Work instructions →
Go through the entries and say how many lines contain the string "self". The number is the whole answer.

Data for review →
····················

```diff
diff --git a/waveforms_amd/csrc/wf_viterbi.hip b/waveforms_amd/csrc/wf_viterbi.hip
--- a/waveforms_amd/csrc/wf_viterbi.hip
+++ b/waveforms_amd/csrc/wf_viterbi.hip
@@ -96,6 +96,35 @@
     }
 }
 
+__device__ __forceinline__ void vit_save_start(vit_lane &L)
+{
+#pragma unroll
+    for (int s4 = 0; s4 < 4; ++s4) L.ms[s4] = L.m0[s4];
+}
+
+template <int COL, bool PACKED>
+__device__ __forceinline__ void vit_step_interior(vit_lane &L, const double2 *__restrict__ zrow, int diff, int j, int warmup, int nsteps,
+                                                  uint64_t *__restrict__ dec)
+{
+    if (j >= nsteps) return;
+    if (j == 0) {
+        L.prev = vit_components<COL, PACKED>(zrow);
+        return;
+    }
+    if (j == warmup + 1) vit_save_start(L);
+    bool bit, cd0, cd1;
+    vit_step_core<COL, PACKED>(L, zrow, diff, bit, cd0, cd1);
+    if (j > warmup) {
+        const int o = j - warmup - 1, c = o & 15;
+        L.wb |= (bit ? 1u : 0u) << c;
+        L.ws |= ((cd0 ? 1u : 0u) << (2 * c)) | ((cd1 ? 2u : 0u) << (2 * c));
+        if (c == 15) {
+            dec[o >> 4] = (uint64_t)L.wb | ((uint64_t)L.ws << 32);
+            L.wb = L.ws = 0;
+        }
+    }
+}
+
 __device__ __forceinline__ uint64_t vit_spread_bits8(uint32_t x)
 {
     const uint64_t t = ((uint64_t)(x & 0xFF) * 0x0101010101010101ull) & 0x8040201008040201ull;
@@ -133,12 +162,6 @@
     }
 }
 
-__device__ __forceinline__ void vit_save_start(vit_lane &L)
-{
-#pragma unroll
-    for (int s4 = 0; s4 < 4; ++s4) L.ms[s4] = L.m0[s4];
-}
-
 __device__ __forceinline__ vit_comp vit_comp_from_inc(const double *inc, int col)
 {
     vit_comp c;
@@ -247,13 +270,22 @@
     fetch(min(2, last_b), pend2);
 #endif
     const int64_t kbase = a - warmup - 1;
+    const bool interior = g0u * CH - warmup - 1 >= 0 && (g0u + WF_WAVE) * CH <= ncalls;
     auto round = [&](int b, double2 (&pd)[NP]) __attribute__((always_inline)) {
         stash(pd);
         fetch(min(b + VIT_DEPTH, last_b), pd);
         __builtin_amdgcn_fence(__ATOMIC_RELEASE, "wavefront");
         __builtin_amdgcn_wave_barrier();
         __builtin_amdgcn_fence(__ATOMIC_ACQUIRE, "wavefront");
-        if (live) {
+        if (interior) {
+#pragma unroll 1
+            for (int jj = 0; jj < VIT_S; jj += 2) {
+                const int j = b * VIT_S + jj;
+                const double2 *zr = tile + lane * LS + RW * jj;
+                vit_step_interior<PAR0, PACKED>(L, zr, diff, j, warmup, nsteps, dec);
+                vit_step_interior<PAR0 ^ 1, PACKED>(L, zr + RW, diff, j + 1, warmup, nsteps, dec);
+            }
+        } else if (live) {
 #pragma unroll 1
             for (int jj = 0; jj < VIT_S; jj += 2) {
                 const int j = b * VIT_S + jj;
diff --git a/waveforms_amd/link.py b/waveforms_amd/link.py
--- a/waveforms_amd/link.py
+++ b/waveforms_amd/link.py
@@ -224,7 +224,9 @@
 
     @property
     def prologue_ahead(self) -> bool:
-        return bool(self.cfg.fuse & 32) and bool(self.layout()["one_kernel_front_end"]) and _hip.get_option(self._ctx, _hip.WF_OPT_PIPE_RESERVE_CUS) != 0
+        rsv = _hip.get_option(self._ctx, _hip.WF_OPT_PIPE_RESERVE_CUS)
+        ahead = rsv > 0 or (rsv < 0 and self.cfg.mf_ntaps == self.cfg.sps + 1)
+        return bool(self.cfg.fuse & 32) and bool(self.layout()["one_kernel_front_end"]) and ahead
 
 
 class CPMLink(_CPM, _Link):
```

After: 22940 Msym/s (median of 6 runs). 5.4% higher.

····················

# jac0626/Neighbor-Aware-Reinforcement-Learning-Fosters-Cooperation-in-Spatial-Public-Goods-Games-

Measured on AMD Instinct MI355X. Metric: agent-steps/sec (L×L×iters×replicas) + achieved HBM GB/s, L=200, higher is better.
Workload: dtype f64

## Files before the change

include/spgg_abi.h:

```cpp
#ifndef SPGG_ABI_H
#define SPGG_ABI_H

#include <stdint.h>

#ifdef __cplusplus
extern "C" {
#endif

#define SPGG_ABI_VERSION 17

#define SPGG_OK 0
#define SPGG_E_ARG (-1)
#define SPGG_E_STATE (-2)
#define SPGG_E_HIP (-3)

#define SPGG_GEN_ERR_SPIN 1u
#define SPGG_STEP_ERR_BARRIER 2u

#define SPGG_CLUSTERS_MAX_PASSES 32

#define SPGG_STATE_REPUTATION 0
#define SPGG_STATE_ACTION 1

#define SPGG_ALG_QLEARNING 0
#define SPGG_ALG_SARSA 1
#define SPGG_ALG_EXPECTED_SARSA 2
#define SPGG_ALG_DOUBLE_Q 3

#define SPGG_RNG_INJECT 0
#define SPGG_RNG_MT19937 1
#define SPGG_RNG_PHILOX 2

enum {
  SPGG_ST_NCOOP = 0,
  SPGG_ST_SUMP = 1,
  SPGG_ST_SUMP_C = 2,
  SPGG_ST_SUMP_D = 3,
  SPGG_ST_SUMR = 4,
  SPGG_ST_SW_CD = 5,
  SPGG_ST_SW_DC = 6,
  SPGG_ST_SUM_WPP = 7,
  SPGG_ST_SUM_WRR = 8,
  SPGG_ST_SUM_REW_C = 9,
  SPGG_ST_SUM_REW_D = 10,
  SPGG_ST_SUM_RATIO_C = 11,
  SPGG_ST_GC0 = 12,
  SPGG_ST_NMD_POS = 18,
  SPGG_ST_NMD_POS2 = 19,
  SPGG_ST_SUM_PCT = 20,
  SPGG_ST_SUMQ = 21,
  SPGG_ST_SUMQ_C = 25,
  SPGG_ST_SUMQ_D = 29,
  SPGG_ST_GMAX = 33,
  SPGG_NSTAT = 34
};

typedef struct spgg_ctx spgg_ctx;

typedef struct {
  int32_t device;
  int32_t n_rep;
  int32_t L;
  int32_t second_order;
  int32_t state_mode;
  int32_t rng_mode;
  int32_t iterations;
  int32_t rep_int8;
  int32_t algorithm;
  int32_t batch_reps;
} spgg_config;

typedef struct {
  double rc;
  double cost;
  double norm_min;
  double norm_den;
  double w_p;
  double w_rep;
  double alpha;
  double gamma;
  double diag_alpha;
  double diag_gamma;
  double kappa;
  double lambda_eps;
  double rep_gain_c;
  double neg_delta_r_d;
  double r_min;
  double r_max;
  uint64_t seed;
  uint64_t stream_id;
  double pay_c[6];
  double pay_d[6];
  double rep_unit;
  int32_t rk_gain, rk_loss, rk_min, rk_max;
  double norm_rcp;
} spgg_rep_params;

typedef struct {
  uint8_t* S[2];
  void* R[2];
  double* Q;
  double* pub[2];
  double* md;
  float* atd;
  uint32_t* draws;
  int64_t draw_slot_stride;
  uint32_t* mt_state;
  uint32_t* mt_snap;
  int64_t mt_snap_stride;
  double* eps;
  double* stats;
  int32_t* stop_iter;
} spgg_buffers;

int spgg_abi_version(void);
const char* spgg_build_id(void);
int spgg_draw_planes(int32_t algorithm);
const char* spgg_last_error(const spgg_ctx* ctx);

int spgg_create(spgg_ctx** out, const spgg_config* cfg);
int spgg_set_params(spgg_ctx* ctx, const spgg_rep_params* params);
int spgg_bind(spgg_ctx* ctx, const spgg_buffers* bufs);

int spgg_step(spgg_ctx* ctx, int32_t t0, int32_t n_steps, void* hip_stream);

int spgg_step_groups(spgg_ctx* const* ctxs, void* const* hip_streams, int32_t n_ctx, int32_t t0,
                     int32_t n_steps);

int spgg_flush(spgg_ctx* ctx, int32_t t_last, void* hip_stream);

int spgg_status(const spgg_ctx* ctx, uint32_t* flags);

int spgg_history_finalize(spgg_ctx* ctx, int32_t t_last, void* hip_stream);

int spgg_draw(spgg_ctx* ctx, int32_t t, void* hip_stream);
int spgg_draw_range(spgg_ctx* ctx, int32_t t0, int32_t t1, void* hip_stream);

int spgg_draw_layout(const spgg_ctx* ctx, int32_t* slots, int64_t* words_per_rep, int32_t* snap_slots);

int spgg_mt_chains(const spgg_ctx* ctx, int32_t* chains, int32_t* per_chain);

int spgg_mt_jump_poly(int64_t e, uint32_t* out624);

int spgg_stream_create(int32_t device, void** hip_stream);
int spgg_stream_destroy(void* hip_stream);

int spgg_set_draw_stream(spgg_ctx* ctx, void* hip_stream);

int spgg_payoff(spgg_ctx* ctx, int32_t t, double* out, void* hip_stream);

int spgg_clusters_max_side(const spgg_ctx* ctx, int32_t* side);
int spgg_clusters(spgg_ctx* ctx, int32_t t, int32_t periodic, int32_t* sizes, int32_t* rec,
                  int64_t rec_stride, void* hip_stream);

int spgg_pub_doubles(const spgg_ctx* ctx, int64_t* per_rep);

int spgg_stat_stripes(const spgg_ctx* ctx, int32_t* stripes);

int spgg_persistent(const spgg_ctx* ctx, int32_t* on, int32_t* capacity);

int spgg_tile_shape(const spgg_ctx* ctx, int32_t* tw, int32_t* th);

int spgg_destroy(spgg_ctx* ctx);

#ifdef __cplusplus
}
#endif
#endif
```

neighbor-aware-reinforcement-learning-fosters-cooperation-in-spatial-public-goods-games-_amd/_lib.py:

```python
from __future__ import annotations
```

····················

Response below →
5